Ok, how is sun light going to penetrate hundreds of feet of regolith much less penetrate into a water bubble inside an opaque piece of obsidian? If you solve that how does the chemicals for life transfer through the boundary of the volcanic glass?

Posted

Ok, how is sun light going to penetrate hundreds of feet of regolith much less penetrate into a water bubble inside an opaque piece of obsidian? If you solve that how does the chemicals for life transfer through the boundary of the volcanic glass?

 

Why does it have to be hundreds of feet of regolith? Why can't it be a few feet of obsidian? Do we know what all the chemicals for life are? Can panspermia penetrate that volcanic glass and transfer life under it over billions of years?

Posted

Sorry for jumping in out of turn.

 

Why does it have to be hundreds of feet of regolith? Why can't it be a few feet of obsidian?

 

I think you answered your own question earlier:

 

Why is the temperature 100 feet below the surface significant?

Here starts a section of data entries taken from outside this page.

# princeton-computational-imaging/Neural-Volume-Super-Resolution

Measured on AMD Instinct MI355X. Metric: rendered rays/sec (64+128 samples) at 800x800 Lego-like view, higher is better.
Workload: dtype f32 as 2 f16 limbs (3 MFMA products, f32 acc); 1 GPU; Blender-'lego'-like 800x800 view, 64 coarse + 128 fine samples, tri-plane decoder (3x800^2x48 + 32^2x48 planes, 4+4x128 MLP), 1 view per GPU per step; partition=view

## Files before the change

### neural-volume-super-resolution_amd/csrc/pair_core.h

```cpp
#pragma once
#include <type_traits>
#include <utility>

#ifndef R3_DMA_AUX
#define R3_DMA_AUX 0
#endif
#ifndef R3_ABLATE
#define R3_ABLATE 0
#endif
#include "limb_core.h"
#include "side_work.h"

#ifndef R3_GATHER_NT
#define R3_GATHER_NT 0
#endif
#ifndef R3_STAMP
#define R3_STAMP 0
#endif
#if R3_STAMP == 4
#define R3_MARK(i)
#define R3_MARKB(i)
#define R3_RESET
#define R3_MARKH(i) { __builtin_amdgcn_sched_barrier(0); const unsigned long long t_ = __builtin_amdgcn_s_memtime(); stamp[i] += (float)(t_ - tprev); tprev = t_; __builtin_amdgcn_sched_barrier(0); }
#define R3_RESETH { tprev = __builtin_amdgcn_s_memtime(); }
#elif R3_STAMP == 3
#define R3_MARKH(i)
#define R3_RESETH
#define R3_MARK(i)
#define R3_MARKB(i) { __builtin_amdgcn_sched_barrier(0); const unsigned long long t_ = __builtin_amdgcn_s_memtime(); stamp[i] += (float)(t_ - tprev); tprev = t_; __builtin_amdgcn_sched_barrier(0); }
#define R3_RESET { tprev = __builtin_amdgcn_s_memtime(); }
#elif R3_STAMP
#define R3_MARKB(i)
#define R3_RESET
#define R3_MARKH(i)
#define R3_RESETH
#define R3_MARK(i) { __builtin_amdgcn_sched_barrier(0); const unsigned long long t_ = __builtin_amdgcn_s_memtime(); stamp[i] += (float)(t_ - tprev); tprev = t_; __builtin_amdgcn_sched_barrier(0); }
#else
#define R3_MARK(i)
#define R3_MARKB(i)
#define R3_RESET
#define R3_MARKH(i)
#define R3_RESETH
#endif
#ifndef R3_RELU_PK
#define R3_RELU_PK 0
#endif
#ifndef R3_BLEND_PK
#define R3_BLEND_PK 0
#endif
#ifndef R3_NO_VIEW_HOIST
#define R3_NO_VIEW_HOIST 1
#endif

namespace nvsr {

template <int LIMBS>
struct Lds3 {
    static constexpr int SLOT = 4 * kb_words(LIMBS);
    static constexpr int SMALL = 2 * SLOT;
    static constexpr int RAYS = SMALL + SMALL_FLOATS;
    static constexpr int RAY_FLOATS = LIMBS == 2 ? 8 : 20;
    static constexpr int TAP_FLOATS = LIMBS == 2 ? 8 : 0;
    static constexpr int VTAPS = RAYS + RAYS2 * RAY_FLOATS;
    static constexpr int FAR = LIMBS == 2 ? VTAPS + RAYS2 * TAP_FLOATS : -1;
    static constexpr int RES = VTAPS + RAYS2 * TAP_FLOATS + (LIMBS == 2 ? RAYS2 : 0);
    static constexpr int RES_KB = LIMBS == 2 ? 9 : 0;
    static constexpr int PTS_WORDS = 8 * RAYS2;
    static constexpr int PTS = LIMBS == 2 ? VTAPS : RES + RES_KB * kb_words(LIMBS);
    static_assert(LIMBS != 2 || RAYS2 * TAP_FLOATS >= PTS_WORDS, "the points' region fits the taps'");
    static constexpr int TOTAL = RES + RES_KB * kb_words(LIMBS) + (LIMBS == 2 ? 0 : PTS_WORDS);
};
static_assert(Lds3<3>::TOTAL * 4 <= 160 * 1024 && Lds3<2>::TOTAL * 4 <= 160 * 1024, "LDS budget");

struct Tile3 {
    f32x16 acc[4];
    f32x16 act[4];
    float D[HALF_C], F[HALF_C];
    float V[HALF_C];
    float T, cr, cg, cb, dep, ac, zc, zn;
    float raw[4];
};

struct RawTaps4 { f32x4 r[4][HALF_C / 4]; };
constexpr int GATHER_STEPS = 12 + HALF_C;
__device__ __forceinline__ void gather4_load(int k, const GatherJob& job, int h, RawTaps4& rt) {
    const int tap = k / 3, i0 = 2 * (k % 3);
#if R3_ABLATE & 1
    rt.r[tap][i0] = f32x4{job.t.nw, job.t.ne, job.t.sw, job.t.se};
    rt.r[tap][i0 + 1] = f32x4{job.t.se, job.t.ne, job.t.sw, job.t.nw};
    return;
#endif
    const int off = tap == 0 ? job.t.o00 : tap == 1 ? job.t.o01 : tap == 2 ? job.t.o10 : job.t.o11;
    const f32x4* p = reinterpret_cast<const f32x4*>(job.plane + off + HALF_C * h);
    rt.r[tap][i0] = p[i0];
    rt.r[tap][i0 + 1] = p[i0 + 1];
}
__device__ __forceinline__ void gather4_blend(int c, const GatherJob& job, const RawTaps4& rt, float (&F)[HALF_C]) {
    const int i = c >> 2, j = c & 3;
    F[c] = fmaf(rt.r[3][i][j], job.t.se, fmaf(rt.r[2][i][j], job.t.sw, fmaf(rt.r[1][i][j], job.t.ne, rt.r[0][i][j] * job.t.nw)));
}

template <int NS, bool LOADS, bool BLENDS, bool PK = false>
__device__ __forceinline__ void gather_roll(int slot, const GatherJob& jl, float (&Fl)[HALF_C], const GatherJob& jb, float (&Fb)[HALF_C], int h,
                                            RawTaps4& rt) {
    spread<72, 0, NS>(slot, [&](int v) {
        if (LOADS && v % 3 == 0) {
            const int tap = (v / 3) / 6, piece = (v / 3) % 6;
#if R3_ABLATE & 1
            rt.r[tap][piece] = f32x4{jl.t.nw, jl.t.ne, jl.t.sw, jl.t.se};
#else
            int off = tap == 0 ? jl.t.o00 : tap == 1 ? jl.t.o01 : tap == 2 ? jl.t.o10 : jl.t.o11;
#if R3_ABLATE & 2
            off = __builtin_amdgcn_readfirstlane(off);
#endif
#if R3_ABLATE & 4
            off = off & 0xffff;
            off -= off % 48;
#endif
#if R3_GATHER_NT
            rt.r[tap][piece] = __builtin_nontemporal_load(reinterpret_cast<const f32x4*>(jl.plane + off + HALF_C * h) + piece);
#else
            rt.r[tap][piece] = reinterpret_cast<const f32x4*>(jl.plane + off + HALF_C * h)[piece];
#endif
#endif
        }
        const int w = v / 18, u = v % 18;
        if constexpr (PK) {
            if (u % 3 != 2) {
                const int c = 2 * ((u / 3) * 2 + u % 3);
                if (LOADS && w == 3) {
                    f32x2_t m = f32x2_t{rt.r[0][c >> 2][c & 3], rt.r[0][c >> 2][(c & 3) + 1]} * f32x2_t{jl.t.nw, jl.t.nw};
// ... 163 lines not shown
```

If it is warm it changes from ice to water.

 

Just a few centimeters below the surface, the moon is quite cold and there is no pressure to speak of. Water needs pressure and temperature to be liquid. Below a certain pressure, liquid water is impossible at any temperature and below a certain temperature you need very high pressure to have liquid water.

 

An artesian aquifer would have to be pretty deep to have liquid water in it.

 

~modest

Posted

Sorry for jumping in out of turn.

 

 

 

I think you answered your own question earlier:

 

 

 

Just a few centimeters below the surface, the moon is quite cold and there is no pressure to speak of. Water needs pressure and temperature to be liquid. Below a certain pressure, liquid water is impossible at any temperature and below a certain temperature you need very high pressure to have liquid water.

 

An artesian aquifer would have to be pretty deep to have liquid water in it.

 

~modest

 

How deep would that have to be on the moon? 6 times deeper than on Earth?

Posted

How deep would that have to be on the moon? 6 times deeper than on Earth?

 

On earth the temp and pressure needed for liquid water exist above ground.

 

On the moon, you'd need a temp of about 0 Celsius (273 Kelvin) which, according to Apollo borehole measurements:

 

http://education.ksc.nasa.gov/esmdspacegrant/LunarRegolithExcavatorCourse/Chapter7.htm

 

looks like you'd find at around 20 meters underground (somewhere between 15 and 25 as I'm not being exact).

 

You can get the pressure at that depth by multiplying the depth in meters by 3,000 then by 1.6. It is 96000 Newtons per meter squared or 0.95 standard atmospheres at 20 meters.

 

In other words, pressure and temp needed to keep water liquid should be found about 20 meters below the surface of the moon.

 

~modest

Posted

On earth the temp and pressure needed for liquid water exist above ground.

 

On the moon, you'd need a temp of about 0 Celsius (273 Kelvin) which, according to Apollo borehole measurements:

 

http://education.ksc.nasa.gov/esmdspacegrant/LunarRegolithExcavatorCourse/Chapter7.htm

 

looks like you'd find at around 20 meters underground (somewhere between 15 and 25 as I'm not being exact).

 

You can get the pressure at that depth by multiplying the depth in meters by 3,000 then by 1.6. It is 96000 Newtons per meter squared or 0.95 standard atmospheres at 20 meters.

 

In other words, pressure and temp needed to keep water liquid should be found about 20 meters below the surface of the moon.

 

 

 

~modest

 

So volcanic glass with copper and or iron in it to transfer the heat to that depth. Lets start drilling.